"""
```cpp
template <class T>
int nmf_mu_stats_api(dcp_handle* h, const T* Y, const T* mask, const T* X, T* X_out, const T* D,
                     int64_t N, int64_t F, int64_t K, int lik, T* stats) {
    DCP_TRY(check_nmf_args(h, Y, X, D, N, F, K, lik));
    if (!stats || !X_out) return fail(h, DCP_ERR_INVALID, "stats / X_out is null");
    DCP_HIP_OK(h, hipSetDevice(h->device));
    const bool masked = mask != nullptr;
    NmfShape<T> s{N, F, K, lik, masked};
    NmfStatsWs<T> ws;
    DCP_TRY(ws_lay_out(h, [&](WsLayout& a) { nmf_stats_layout(a, ws, s, masked); }));
    const T* Ypre = nullptr;
    DCP_TRY(nmf_premask<T>(h, Y, mask, N, F, ws.Ym, &Ypre));
    return nmf_stats<T>(h, Ypre, mask, X, X_out, D, s, stats, ws, 3, nmf_penalty(h));
}

template <class T>
int nmf_mu_stats_prepared_api(dcp_handle* h, const T* Ym, const T* mask, const uint32_t* bits, const T* X,
                              T* X_out, const T* D, int64_t N, int64_t F, int64_t K, int lik, T* stats) {
    DCP_TRY(check_nmf_args(h, Ym, X, D, N, F, K, lik));
    if (!stats || !X_out || !mask) return fail(h, DCP_ERR_INVALID, "stats / X_out / mask is null");
    DCP_HIP_OK(h, hipSetDevice(h->device));
    NmfShape<T> s{N, F, K, lik, true};
    NmfStatsWs<T> ws;
    DCP_TRY(ws_lay_out(h, [&](WsLayout& a) { nmf_stats_layout(a, ws, s, false); }));
    ws.mbits = bits;
    return nmf_stats<T>(h, Ym, mask, X, X_out, D, s, stats, ws, 3, nmf_penalty(h));
}

template <class T>
int nmf_mask_prepare_api(dcp_handle* h, const T* Y, const T* mask, int64_t N, int64_t F, T* Ym,
                         uint32_t* bits, int* binary) {
    if (!h) return DCP_ERR_INVALID;
    if (!Y || !mask || !Ym || !binary) return fail(h, DCP_ERR_INVALID, "null pointer");
    if (N <= 0 || F <= 0) return fail(h, DCP_ERR_INVALID, "sizes must be positive");
    DCP_HIP_OK(h, hipSetDevice(h->device));
    int* flag = nullptr;
    DCP_TRY(ws_lay_out(h, [&](WsLayout& a) { a.take(flag, 4); }));
    return nmf_mask_prepare<T>(h, Y, mask, N, F, Ym, bits, flag, binary);
}

template <class T>
int nmf_mu_update_api(dcp_handle* h, const T* stats, const T* D, T* D_new, int64_t F, int64_t K,
                      int lik, int masked, T* maxdiff_dev, T* maxdiff_next) {
    if (!h) return DCP_ERR_INVALID;
    if (!stats || !D || !D_new || !maxdiff_dev) return fail(h, DCP_ERR_INVALID, "null pointer");
    if (F <= 0 || K <= 0) return fail(h, DCP_ERR_INVALID, "sizes must be positive");
    DCP_HIP_OK(h, hipSetDevice(h->device));
    NmfUpdateWs<T> wu;
    DCP_TRY(ws_lay_out(h, [&](WsLayout& a) { nmf_update_layout(a, wu, F, K); }));
    return nmf_update<T>(h, stats, D, D_new, F, K, lik, masked != 0, maxdiff_dev, wu, maxdiff_next);
}

template <class T>
int nmf_residual_api(dcp_handle* h, const T* Y, const T* mask, const T* X, const T* D, int64_t N,
                     int64_t F, int64_t K, double* out) {
    DCP_TRY(check_nmf_args(h, Y, X, D, N, F, K, DCP_LIK_L2));
    if (!out) return fail(h, DCP_ERR_INVALID, "out is null");
    DCP_HIP_OK(h, hipSetDevice(h->device));
    NmfScalarWs<T> w;
    DCP_TRY(w.reserve(h, N, F));
    DCP_TRY(nmf_residual<T>(h, Y, mask, X, D, N, F, K, w.tmp, w.part, w.blocks));
    DCP_TRY(w.sum(h, out));
    *out = sqrt(*out);
    return DCP_OK;
}

template <class T>
int nmf_grads_api(dcp_handle* h, const T* Y, const T* mask, T* X, const T* D, int64_t N, int64_t F,
                  int64_t K, int lik, int n_x_updates, T* grad_pos, T* grad_neg) {
    DCP_TRY(check_nmf_args(h, Y, X, D, N, F, K, lik));
    if (!grad_pos || !grad_neg) return fail(h, DCP_ERR_INVALID, "null gradient pointer");
    if (n_x_updates < 0) return fail(h, DCP_ERR_INVALID, "negative update count");
    DCP_HIP_OK(h, hipSetDevice(h->device));
    const bool masked = mask != nullptr;
    const bool gram = (lik == DCP_LIK_L2 && !masked);
    NmfShape<T> s{N, F, K, lik, masked};
    const int64_t W = nmf_stats_width(F, K, lik, masked);
    NmfStatsWs<T> ws;
    T* stats = nullptr;
    DCP_TRY(ws_lay_out(h, [&](WsLayout& a) {
        nmf_stats_layout(a, ws, s, masked);
        a.take(stats, (size_t)K * W);
    }));
    const T* Ypre = nullptr;
    DCP_TRY(nmf_premask<T>(h, Y, mask, N, F, ws.Ym, &Ypre));
    for (int i = 0; i < n_x_updates; ++i)
        DCP_TRY(nmf_stats<T>(h, Ypre, mask, X, X, D, s, stats, ws, 1));
    DCP_TRY(nmf_stats<T>(h, Ypre, mask, X, X, D, s, stats, ws, 2));
    DCP_HIP_OK(h, hipMemcpy2DAsync(grad_pos, sizeof(T) * F, stats, sizeof(T) * W, sizeof(T) * F, K,
                                   hipMemcpyDeviceToDevice, h->stream));
    if (gram) {
        GemmArgs<T> a;
        a.A = stats + F; a.lda = W; a.B = D; a.ldb = F; a.M = (int)K; a.N = (int)F; a.K = (int)K;
        a.tile = TILE_SMALL;
        DCP_LAUNCH_OK(h, (gemm<FORM_NN>(h->stream, a, EpiStore<T>{grad_neg, (long)F})));
    } else {
        DCP_HIP_OK(h, hipMemcpy2DAsync(grad_neg, sizeof(T) * F, stats + F, sizeof(T) * W,
                                       sizeof(T) * F, K, hipMemcpyDeviceToDevice, h->stream));
    }
    return DCP_OK;
}

template <class T>
int nmf_grad_x_api(dcp_handle* h, const T* Y, const T* mask, const T* X, const T* D, int64_t N, int64_t F,
                   int64_t K, int lik, T* grad_pos, T* grad_neg) {
    DCP_TRY(check_nmf_args(h, Y, X, D, N, F, K, lik));
    if (!grad_pos || !grad_neg) return fail(h, DCP_ERR_INVALID, "null gradient pointer");
    DCP_HIP_OK(h, hipSetDevice(h->device));
    const bool masked = mask != nullptr;
    NmfShape<T> s{N, F, K, lik, masked};
    NmfStatsWs<T> ws;
    DCP_TRY(ws_lay_out(h, [&](WsLayout& a) { nmf_stats_layout(a, ws, s, masked); }));
    const T* Ypre = nullptr;
    DCP_TRY(nmf_premask<T>(h, Y, mask, N, F, ws.Ym, &Ypre));
    return nmf_grad_x<T>(h, Ypre, mask, X, D, s, grad_pos, grad_neg, ws);
}

template <class T>
int nmf_gauss_logp_api(dcp_handle* h, const T* Y, const T* mask, const T* X, const T* D, int64_t N,
                       int64_t F, int64_t K, double scale, double* out) {
    DCP_TRY(check_nmf_args(h, Y, X, D, N, F, K, DCP_LIK_L2));
    if (!out) return fail(h, DCP_ERR_INVALID, "out is null");
    DCP_HIP_OK(h, hipSetDevice(h->device));
    NmfScalarWs<T> w;
    DCP_TRY(w.reserve(h, N, F));
    GemmArgs<T> a;
    a.A = X; a.lda = K; a.B = D; a.ldb = F; a.M = (int)N; a.N = (int)F; a.K = (int)K;
    DCP_LAUNCH_OK(h, (gemm<FORM_NN>(h->stream, a, EpiResidual<T>{Y, F, nullptr, 0, w.tmp, F})));
    hipLaunchKernelGGL((reduce_partial_kernel<SumOp, MapGaussLogp<T>, double>), dim3(w.blocks), dim3(256), 0, h->stream,
                       MapGaussLogp<T>{w.tmp, mask, 1.0 / scale, log(scale) + 3.14159265358979323846 * 0.5},
                       (long)N * F, w.part);
// ... 229 lines not shown
```

### decomp_amd/csrc/nmf_hals.hip

```cpp
#include <cmath>

#include "comm.hpp"
#include "nmf_hals.hpp"
#include "nmf_loop.hpp"

using namespace dcp;

namespace {

int sweep_rc(dcp_handle* h, hipError_t e) {
    if (e != hipSuccess) return fail(h, DCP_ERR_HIP, std::string("launch failed: ") + hipGetErrorString(e));
    return DCP_OK;
}

template <class T>
int hals_x_side(dcp_handle* h, const T* Y, const T* Xc, T* Xn, const T* Dc, const NmfShape<T>& s, T* stats,
                NmfStatsWs<T>& w, NmfPenalty pen) {
    hipStream_t st = h->stream;
    const int N = (int)s.N, F = (int)s.F, K = (int)s.K;
    {
        ProfScope ps(h, DCP_PROF_GRAM);
        GemmArgs<T> g;
        g.A = Dc; g.lda = F; g.B = Dc; g.ldb = F; g.M = K; g.N = K; g.K = F;
        if (!std::is_same<T, float>::value) g.tile = TILE_SMALL_DEEP;
        plan_splits<FORM_NT>(g, 512, kMaxSplits, 16);
        DCP_LAUNCH_OK(h, (gemm<FORM_NT>(st, g, EpiSlab<T>{w.slabs, K, (long)K * K})));
        if (pen.on())
            launch_reduce_slabs_affine<T>(st, w.slabs, (long)K * K, g.ksplits, (long)K * K, T(0), (long)K, T(pen.l2),
                                          w.G);
        else
            launch_reduce_slabs_scalar<T>(st, w.slabs, (long)K * K, g.ksplits, (long)K * K, w.G);
        DCP_LAUNCH_OK(h, hipGetLastError());
    }
    {
        ProfScope ps(h, DCP_PROF_XUPDATE);
        GemmArgs<T> pg;
        pg.A = Y; pg.lda = F; pg.B = Dc; pg.ldb = F; pg.M = N; pg.N = K; pg.K = F;
        const int psplits = nmf_xupdate_splits<T>(s.N, s.F, s.K, pg);
        if (psplits <= 1) {
            pg.ksplits = 1;
            if (pen.on())
                DCP_LAUNCH_OK(h, (nmf_product<FORM_NT>(h, st, pg, EpiStoreSub<T>{w.Q, K, T(pen.l1)}, true)));
            else
                DCP_LAUNCH_OK(h, (nmf_product<FORM_NT>(h, st, pg, EpiStore<T>{w.Q, K}, true)));
        } else {
            if ((size_t)pg.ksplits * N * K > w.slab_count)
                return fail(h, DCP_ERR_INTERNAL, "hals Y.D^T slab plan mismatch");
            DCP_LAUNCH_OK(h, (nmf_product<FORM_NT>(h, st, pg, EpiSlab<T>{w.slabs, K, (long)N * K}, true)));
            if (pen.on())
                launch_reduce_slabs_affine<T>(st, w.slabs, (long)N * K, pg.ksplits, (long)N * K, T(pen.l1), 0L, T(0),
                                              w.Q);
            else
                launch_reduce_slabs<T>(st, w.slabs, (long)N * K, pg.ksplits, (long)N * K, w.Q);
            DCP_LAUNCH_OK(h, hipGetLastError());
        }
        DCP_TRY(sweep_rc(h, launch_nn_cd_sweep<T, false>(st, Xc, Xn, K, w.Q, K, w.G, K, N, K)));
    }
    return nmf_stats<T>(h, Y, nullptr, Xn, Xn, Dc, s, stats, w, 2);
}
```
"""
Take each line above that contains "MapGaussLogp" and copy it out.

Problem solution =>
    hipLaunchKernelGGL((reduce_partial_kernel<SumOp, MapGaussLogp<T>, double>), dim3(w.blocks), dim3(256), 0, h->stream,
                       MapGaussLogp<T>{w.tmp, mask, 1.0 / scale, log(scale) + 3.14159265358979323846 * 0.5},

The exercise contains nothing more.